▶ [Required action] From the material below, copy every line in which the word "sizeof" occurs.

▶ [Data extract]
=== Begin Enclosure ===
template <typename TO, typename TI>
static int dispatch_gemm(GemmArgs& p, int batch, hipStream_t st, int variant) {
  if (variant == GV_GENERIC) return launch_gemm<TI, TO>(p, batch, st);
  if constexpr (sizeof(TI) == 2) {
    if (!gemm2_has(variant, __is_same(TI, bf16_t))) return -1;
    if constexpr (__is_same(TI, bf16_t)) {
      if (variant == GV_128_AB) return launch_gemm2<TO, 128, 128, 4, 2, 2>(p, gemm2_xcd_grid(p, 128, 128, p.lda), batch, st);
      if (variant == GV_128_ONE_AB) return launch_gemm2<TO, 128, 128, 4, 2, 2, true>(p, gemm2_xcd_grid(p, 128, 128, p.lda), batch, st);
    }
    switch (variant) {
      case GV_64_DEEP: return launch_gemm2_epi<TO, 64, 64, 2, 2, 4, false, TI>(p, batch, st);
      case GV_64: return launch_gemm2_epi<TO, 64, 64, 2, 2, 2, false, TI>(p, batch, st);
      case GV_256x64: return launch_gemm2_epi<TO, 256, 64, 8, 1, 2, true, TI>(p, batch, st);
      case GV_192: return launch_gemm2_epi<TO, 192, 128, 4, 2, 2, true, TI>(p, batch, st);
      case GV_128: return launch_gemm2_epi<TO, 128, 128, 4, 2, 2, true, TI>(p, batch, st);
    }
    if constexpr (sizeof(TO) == 2) {
      if (!gemm8_takes(p, batch, 2)) return -1;
      return dispatch_code<11, 21, 12, 22, 13>(gemm_epia(p, true), [&](auto c) {
        constexpr int E = decltype(c)::value;
        return launch_gemm8<gemm8_kernel<TI, E>, GEMM8_RING + (epia_family(E) >= EPI_LN_OPERAND ? 8 * 4096 : 0)>(p, st);
      });
    }
  }
  return -1;
}

static bool tall_rounds_favour_192(int M, long tiles128, long tiles192) {
  if (M < 9600 || tiles192 < 256) return false;
  const double fill128 = (double)tiles128 / (512.0 * (double)((tiles128 + 511) / 512));
  const double fill192 = (double)tiles192 / (512.0 * (double)((tiles192 + 511) / 512));
  return 1.2 * fill192 > 1.03 * fill128;
}

struct GemmCall {
  const void* A = nullptr; const void* W = nullptr; const float* bias = nullptr; const void* residual = nullptr; void* C = nullptr;
  int M = 0, N = 0, K = 0, in_dtype = 0, out_dtype = 0;
  long lda = 0; int rows_per_batch = 0; long a_batch_stride = 0; long ldw = 0, ldc = 0, ldr = 0;
  int act = 0;
  int batch = 1; long strideA = 0, strideW = 0, strideC = 0, strideBias = 0, strideR = 0;
  int batch_inner = 1; long strideA2 = 0, strideW2 = 0, strideC2 = 0;
  void* z_out = nullptr; float p_drop = 0.f; const unsigned long* rng = nullptr; unsigned site = 0; int internal_flags = 0;
  const float* a_stats = nullptr; const float* w_colsum = nullptr; const float* r_stats = nullptr; const float* r_gamma = nullptr; const float* r_beta = nullptr;
  float* stats_out = nullptr; int slab_in = 0, slab_out = 0; float eps = 1e-5f;
};

static GemmArgs gemm_args(const GemmCall& c, int act, int flags, int osz, int ab = 1) {
  GemmArgs p{};
  const int rows_per_batch = c.rows_per_batch <= 0 ? c.M : c.rows_per_batch;
  p.A = c.A; p.W = c.W; p.bias = c.bias; p.R = c.residual; p.C = c.C;
  p.M = c.M; p.N = c.N; p.K = c.K;
  p.lda = ab * c.lda; p.rows_per_batch = rows_per_batch; p.a_batch_stride = ab * c.a_batch_stride;
  p.ldw = ab * c.ldw; p.ldc = c.ldc; p.ldr = c.ldr; p.act = act;
  p.inv_rpb = 1.0f / (float)rows_per_batch;
  p.strideA = ab * c.strideA; p.strideW = ab * c.strideW; p.strideC = c.strideC; p.strideBias = c.strideBias; p.strideR = c.strideR;
  p.batch_inner = c.batch_inner; p.strideA2 = ab * c.strideA2; p.strideW2 = ab * c.strideW2; p.strideC2 = c.strideC2;
  p.xn = 1;
  p.vec_ok = osz == 0 ||
             ((c.ldc % 4 == 0) && (c.strideC % 4 == 0) && (c.strideC2 % 4 == 0) && (((uintptr_t)c.C % (4 * osz)) == 0) &&
              (!c.residual || ((c.ldr % 4 == 0) && (c.strideR % 4 == 0) && (((uintptr_t)c.residual % (4 * osz)) == 0))));
  if ((flags & GF_PAIRED_STORES) && (osz != 2 || (c.ldc % 8) || (c.strideC % 8) || (c.strideC2 % 8) || ((uintptr_t)c.C % 16) || !p.vec_ok))
    flags &= ~GF_PAIRED_STORES;
  p.flags = flags;
  return p;
}

static int gemm_split_route(const GemmArgs& p, int nz, bool split_out, int hint, int flags) {
  const bool takes8 = gemm8s_takes(p, nz, split_out);
  if (hint == GV_256 && !takes8) hint = 0;
  if (hint) return (hint == GV_SPLIT_128 || hint == GV_SPLIT_64 || hint == GV_256x64 || hint == GV_256) ? hint : -1;
  if (!(flags & GF_NO_256) && (flags & GF_W_BELOW_32) && takes8 && gemm8s_wins(p.M, p.N, p.K, true)) return GV_256;
  if (p.N <= 64) return (long)((p.M + 255) / 256) * nz >= 256 ? GV_256x64 : GV_SPLIT_64;
  return (long)((p.M + 127) / 128) * ((p.N + 127) / 128) * nz >= 192 ? GV_SPLIT_128 : GV_SPLIT_64;
}

static int gemm16_route(const GemmArgs& p, int nz, int osz, bool bf16, int hint, int flags, int cols = 0) {
  const bool takes8 = (cols != 64 || !p.stats_out) && gemm8_takes(p, nz, osz);
  const bool rule8 = hint == 0 && !(flags & GF_NO_256);
  if (!(hint == GV_256 ? takes8 : !cols || (cols == 128 && (hint == GV_192 || hint == GV_128 || hint == GV_128_ONE_AB)))) hint = 0;
  if (hint) return gemm2_has(hint, bf16) ? hint : GV_GENERIC;
  const int M = p.M, N = p.N;
  const long tiles128 = (long)((M + 127) / 128) * ((N + 127) / 128) * nz;
  const long tiles192 = (long)((M + 191) / 192) * ((N + 127) / 128) * nz;
  const bool wide = cols ? cols == 128 : N > 64;
  if (rule8 && takes8 && gemm8_wins(M, N, p.K)) return GV_256;
  if (wide && M >= 16000 && tiles192 >= 400) return GV_192;
  if (wide && osz == 2 && !p.Z && !(p.p_drop > 0.f) && !(p.flags & GF_ACT_BWD) && tall_rounds_favour_192(M, tiles128, tiles192)) return GV_192;
  if (cols ? wide : wide && tiles128 >= 192) return GV_128;
  if (!cols && N <= 64 && (long)((M + 255) / 256) * nz >= 256) return GV_256x64;
  return p.K >= 1024 ? GV_64_DEEP : GV_64;
}

static int gemm_plan(GemmArgs& p, const GemmCall& c) {
  if (c.M <= 0 || c.N <= 0 || c.K <= 0 || c.batch <= 0 || c.batch_inner <= 0 || !c.A || !c.W || !c.C) return -1;
  const GemmActWord u = gemm_unpack_act(c.act);
  const int flags = u.flags | c.internal_flags, nz = c.batch * c.batch_inner;
  const auto strides_divide = [&](int E) {
    return !(c.K % E || c.lda % E || c.ldw % E || c.a_batch_stride % E || c.strideA % E || c.strideW % E || c.strideA2 % E || c.strideW2 % E);
  };
  if (c.in_dtype == MSMD_F16X2) {
    if (c.out_dtype != MSMD_F32 && c.out_dtype != MSMD_F16X2) return -1;
    if (!strides_divide(32) || c.z_out || c.p_drop != 0.f) return -1;
    if (((uintptr_t)c.A & 15) || ((uintptr_t)c.W & 15) || ((uintptr_t)c.C & 15)) return -1;
    if (c.out_dtype == MSMD_F16X2) {
      if ((c.N & 3) || c.ldc % 32 || c.strideC % 32 || c.strideC2 % 32 || (c.residual && (c.ldr % 32 || c.strideR % 32))) return -1;
      if (c.bias && (((uintptr_t)c.bias & 15) || (c.strideBias & 3))) return -1;
    }
    p = gemm_args(c, u.act, flags & (GF_WRITE_THROUGH | GF_W_BELOW_32), c.out_dtype == MSMD_F32 ? 4 : 0, 2);
    return gemm_split_route(p, nz, c.out_dtype == MSMD_F16X2, u.hint, flags);
  }
  if (c.in_dtype == MSMD_F32 ? (c.out_dtype != MSMD_F32 && c.out_dtype != MSMD_F16 && c.out_dtype != MSMD_BF16)
                             : ((c.in_dtype != MSMD_F16 && c.in_dtype != MSMD_BF16) || (c.out_dtype != c.in_dtype && c.out_dtype != MSMD_F32)))
    return -1;
  if (!strides_divide(c.in_dtype == MSMD_F32 ? 4 : 8)) return -1;
  if (((uintptr_t)c.A & 15) || ((uintptr_t)c.W & 15)) return -1;
  if (c.p_drop != 0.f && (!(c.p_drop > 0.f && c.p_drop < 1.f) || !c.rng || (c.N & 3) || c.ldc != c.N || c.batch != 1 || c.batch_inner != 1))
    return -1;
  const int osz = c.out_dtype == MSMD_F32 ? 4 : 2;
  p = gemm_args(c, u.act, flags, osz);
  p.Z = c.z_out; p.p_drop = c.p_drop; p.rng = c.rng; p.site = c.site;
  if (c.in_dtype == MSMD_F32 || (c.K % 64)) return GV_GENERIC;
  return gemm16_route(p, nz, osz, c.in_dtype == MSMD_BF16, u.hint, flags);
}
=== End Enclosure ===
▶ [Task output]
  if constexpr (sizeof(TI) == 2) {
    if constexpr (sizeof(TO) == 2) {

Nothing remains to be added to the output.